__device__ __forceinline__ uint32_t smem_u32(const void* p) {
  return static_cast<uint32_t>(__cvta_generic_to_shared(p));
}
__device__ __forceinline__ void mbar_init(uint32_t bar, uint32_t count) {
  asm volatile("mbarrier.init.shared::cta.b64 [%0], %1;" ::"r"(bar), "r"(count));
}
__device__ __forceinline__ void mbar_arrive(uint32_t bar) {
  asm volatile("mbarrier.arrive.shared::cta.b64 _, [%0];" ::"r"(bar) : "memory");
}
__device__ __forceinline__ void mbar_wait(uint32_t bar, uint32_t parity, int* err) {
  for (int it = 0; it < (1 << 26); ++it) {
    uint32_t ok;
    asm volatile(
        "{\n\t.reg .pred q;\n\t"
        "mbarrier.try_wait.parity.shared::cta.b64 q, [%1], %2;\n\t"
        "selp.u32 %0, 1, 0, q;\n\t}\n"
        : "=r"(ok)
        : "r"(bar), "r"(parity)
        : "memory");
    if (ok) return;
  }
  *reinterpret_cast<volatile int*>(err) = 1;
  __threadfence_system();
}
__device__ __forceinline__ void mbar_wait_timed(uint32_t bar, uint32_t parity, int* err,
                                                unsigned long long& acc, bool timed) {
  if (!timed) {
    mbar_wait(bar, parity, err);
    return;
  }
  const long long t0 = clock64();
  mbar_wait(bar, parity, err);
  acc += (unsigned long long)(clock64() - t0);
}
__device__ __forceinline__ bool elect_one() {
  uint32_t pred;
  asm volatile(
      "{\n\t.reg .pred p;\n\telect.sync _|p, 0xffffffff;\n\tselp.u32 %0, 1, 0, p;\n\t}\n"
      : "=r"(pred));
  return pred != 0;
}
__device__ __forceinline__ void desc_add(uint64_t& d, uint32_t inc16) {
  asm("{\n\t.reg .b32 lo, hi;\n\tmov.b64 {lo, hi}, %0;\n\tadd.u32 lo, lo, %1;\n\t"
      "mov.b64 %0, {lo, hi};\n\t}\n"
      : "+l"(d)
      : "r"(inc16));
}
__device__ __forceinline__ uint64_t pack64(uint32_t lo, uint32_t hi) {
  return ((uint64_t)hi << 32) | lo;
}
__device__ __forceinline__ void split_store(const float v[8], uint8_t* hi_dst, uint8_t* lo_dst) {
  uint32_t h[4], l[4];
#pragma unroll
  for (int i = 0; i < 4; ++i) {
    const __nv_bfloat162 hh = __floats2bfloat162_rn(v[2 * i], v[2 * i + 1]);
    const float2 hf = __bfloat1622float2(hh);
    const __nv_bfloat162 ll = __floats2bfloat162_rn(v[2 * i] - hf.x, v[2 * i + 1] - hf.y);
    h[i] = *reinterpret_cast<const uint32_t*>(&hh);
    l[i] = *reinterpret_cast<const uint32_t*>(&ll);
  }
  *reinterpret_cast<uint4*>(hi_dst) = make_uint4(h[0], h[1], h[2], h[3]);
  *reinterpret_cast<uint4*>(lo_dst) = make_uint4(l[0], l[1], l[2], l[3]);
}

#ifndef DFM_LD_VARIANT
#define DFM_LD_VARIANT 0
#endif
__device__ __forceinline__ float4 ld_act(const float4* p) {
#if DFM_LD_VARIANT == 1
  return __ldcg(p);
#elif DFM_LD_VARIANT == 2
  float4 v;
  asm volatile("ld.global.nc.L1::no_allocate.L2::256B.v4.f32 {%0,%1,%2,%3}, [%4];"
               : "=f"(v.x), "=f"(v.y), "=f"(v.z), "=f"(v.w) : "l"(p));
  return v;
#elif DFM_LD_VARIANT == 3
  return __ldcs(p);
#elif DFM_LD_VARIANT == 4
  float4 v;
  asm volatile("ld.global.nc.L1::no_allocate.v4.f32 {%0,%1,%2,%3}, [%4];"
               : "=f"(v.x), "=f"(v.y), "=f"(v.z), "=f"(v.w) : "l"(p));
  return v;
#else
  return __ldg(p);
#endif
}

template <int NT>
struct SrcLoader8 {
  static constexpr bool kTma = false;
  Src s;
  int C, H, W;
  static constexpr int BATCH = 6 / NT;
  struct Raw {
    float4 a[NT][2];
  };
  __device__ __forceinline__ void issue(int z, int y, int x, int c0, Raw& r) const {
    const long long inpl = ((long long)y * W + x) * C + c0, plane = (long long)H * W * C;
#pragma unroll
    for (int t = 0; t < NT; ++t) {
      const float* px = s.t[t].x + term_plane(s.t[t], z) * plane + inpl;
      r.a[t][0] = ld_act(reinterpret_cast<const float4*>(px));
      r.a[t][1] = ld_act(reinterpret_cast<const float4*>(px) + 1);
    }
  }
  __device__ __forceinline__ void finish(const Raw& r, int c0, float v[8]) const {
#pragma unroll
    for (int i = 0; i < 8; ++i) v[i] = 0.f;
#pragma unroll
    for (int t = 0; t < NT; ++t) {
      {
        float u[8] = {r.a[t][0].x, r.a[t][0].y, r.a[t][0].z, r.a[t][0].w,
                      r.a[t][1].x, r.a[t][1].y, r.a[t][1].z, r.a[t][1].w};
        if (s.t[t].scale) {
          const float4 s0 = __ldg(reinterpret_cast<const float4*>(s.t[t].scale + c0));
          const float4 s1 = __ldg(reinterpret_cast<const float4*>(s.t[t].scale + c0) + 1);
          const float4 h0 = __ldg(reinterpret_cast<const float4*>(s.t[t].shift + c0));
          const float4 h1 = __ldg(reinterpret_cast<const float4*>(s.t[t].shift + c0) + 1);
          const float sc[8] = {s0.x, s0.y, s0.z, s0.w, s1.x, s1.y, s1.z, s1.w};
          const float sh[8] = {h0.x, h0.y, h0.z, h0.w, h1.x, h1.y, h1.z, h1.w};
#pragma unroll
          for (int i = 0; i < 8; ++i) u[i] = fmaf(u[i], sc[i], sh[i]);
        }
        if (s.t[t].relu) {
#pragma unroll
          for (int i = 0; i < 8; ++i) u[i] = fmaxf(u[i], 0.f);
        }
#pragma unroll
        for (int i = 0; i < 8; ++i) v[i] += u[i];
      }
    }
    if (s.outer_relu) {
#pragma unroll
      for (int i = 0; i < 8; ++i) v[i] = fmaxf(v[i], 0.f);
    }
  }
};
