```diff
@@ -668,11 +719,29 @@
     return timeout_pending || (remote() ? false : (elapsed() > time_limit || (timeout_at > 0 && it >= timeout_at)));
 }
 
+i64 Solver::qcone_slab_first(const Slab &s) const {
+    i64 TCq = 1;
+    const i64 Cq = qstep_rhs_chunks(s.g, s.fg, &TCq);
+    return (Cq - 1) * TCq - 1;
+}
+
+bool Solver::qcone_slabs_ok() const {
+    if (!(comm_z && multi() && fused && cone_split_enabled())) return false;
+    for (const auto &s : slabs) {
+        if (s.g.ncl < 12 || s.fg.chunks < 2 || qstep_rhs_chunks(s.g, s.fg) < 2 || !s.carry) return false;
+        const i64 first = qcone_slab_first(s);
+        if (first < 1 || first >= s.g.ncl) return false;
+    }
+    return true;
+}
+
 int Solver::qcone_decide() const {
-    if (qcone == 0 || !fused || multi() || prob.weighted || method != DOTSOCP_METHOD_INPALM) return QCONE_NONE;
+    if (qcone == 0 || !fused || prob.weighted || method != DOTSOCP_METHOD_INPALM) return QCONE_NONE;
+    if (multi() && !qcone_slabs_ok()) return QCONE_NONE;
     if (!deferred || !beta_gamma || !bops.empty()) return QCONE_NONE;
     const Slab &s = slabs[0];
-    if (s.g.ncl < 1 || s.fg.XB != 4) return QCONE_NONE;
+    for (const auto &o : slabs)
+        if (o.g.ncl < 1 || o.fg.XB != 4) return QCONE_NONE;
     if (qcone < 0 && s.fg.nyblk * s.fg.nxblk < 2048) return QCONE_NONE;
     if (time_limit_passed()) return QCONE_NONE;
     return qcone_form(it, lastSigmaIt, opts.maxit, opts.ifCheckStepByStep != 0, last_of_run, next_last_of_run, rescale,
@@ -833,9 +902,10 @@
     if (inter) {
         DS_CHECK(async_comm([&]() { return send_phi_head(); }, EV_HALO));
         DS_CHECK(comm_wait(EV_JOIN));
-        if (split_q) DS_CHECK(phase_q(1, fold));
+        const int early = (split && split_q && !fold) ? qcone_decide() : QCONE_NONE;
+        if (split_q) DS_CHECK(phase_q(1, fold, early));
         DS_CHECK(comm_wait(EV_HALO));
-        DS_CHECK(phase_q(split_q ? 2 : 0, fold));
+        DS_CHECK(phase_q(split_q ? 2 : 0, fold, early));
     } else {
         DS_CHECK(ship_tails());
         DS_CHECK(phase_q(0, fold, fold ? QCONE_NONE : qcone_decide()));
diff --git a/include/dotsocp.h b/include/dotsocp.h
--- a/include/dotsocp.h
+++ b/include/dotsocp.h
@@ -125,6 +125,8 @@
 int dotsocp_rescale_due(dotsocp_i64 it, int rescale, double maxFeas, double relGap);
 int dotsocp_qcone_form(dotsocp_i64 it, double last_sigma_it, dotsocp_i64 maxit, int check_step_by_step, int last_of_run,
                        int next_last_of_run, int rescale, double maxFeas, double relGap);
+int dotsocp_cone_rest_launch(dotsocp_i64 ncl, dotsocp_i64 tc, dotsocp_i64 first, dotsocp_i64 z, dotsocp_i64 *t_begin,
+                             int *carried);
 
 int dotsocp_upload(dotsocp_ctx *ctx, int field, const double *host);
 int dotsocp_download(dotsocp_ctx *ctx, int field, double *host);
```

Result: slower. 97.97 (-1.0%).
▬▬▬▬▬▬▬▬▬▬
> Task goal: The lines from the first of the entries through the line holding "const long long t0 = clock64();" are to be restated word for word, and no others.

> Task solution:
__device__ __forceinline__ uint32_t smem_u32(const void* p) {
  return static_cast<uint32_t>(__cvta_generic_to_shared(p));
}
__device__ __forceinline__ void mbar_init(uint32_t bar, uint32_t count) {
  asm volatile("mbarrier.init.shared::cta.b64 [%0], %1;" ::"r"(bar), "r"(count));
}
__device__ __forceinline__ void mbar_arrive(uint32_t bar) {
  asm volatile("mbarrier.arrive.shared::cta.b64 _, [%0];" ::"r"(bar) : "memory");
}
__device__ __forceinline__ void mbar_wait(uint32_t bar, uint32_t parity, int* err) {
  for (int it = 0; it < (1 << 26); ++it) {
    uint32_t ok;
    asm volatile(
        "{\n\t.reg .pred q;\n\t"
        "mbarrier.try_wait.parity.shared::cta.b64 q, [%1], %2;\n\t"
        "selp.u32 %0, 1, 0, q;\n\t}\n"
        : "=r"(ok)
        : "r"(bar), "r"(parity)
        : "memory");
    if (ok) return;
  }
  *reinterpret_cast<volatile int*>(err) = 1;
  __threadfence_system();
}
__device__ __forceinline__ void mbar_wait_timed(uint32_t bar, uint32_t parity, int* err,
                                                unsigned long long& acc, bool timed) {
  if (!timed) {
    mbar_wait(bar, parity, err);
    return;
  }
  const long long t0 = clock64();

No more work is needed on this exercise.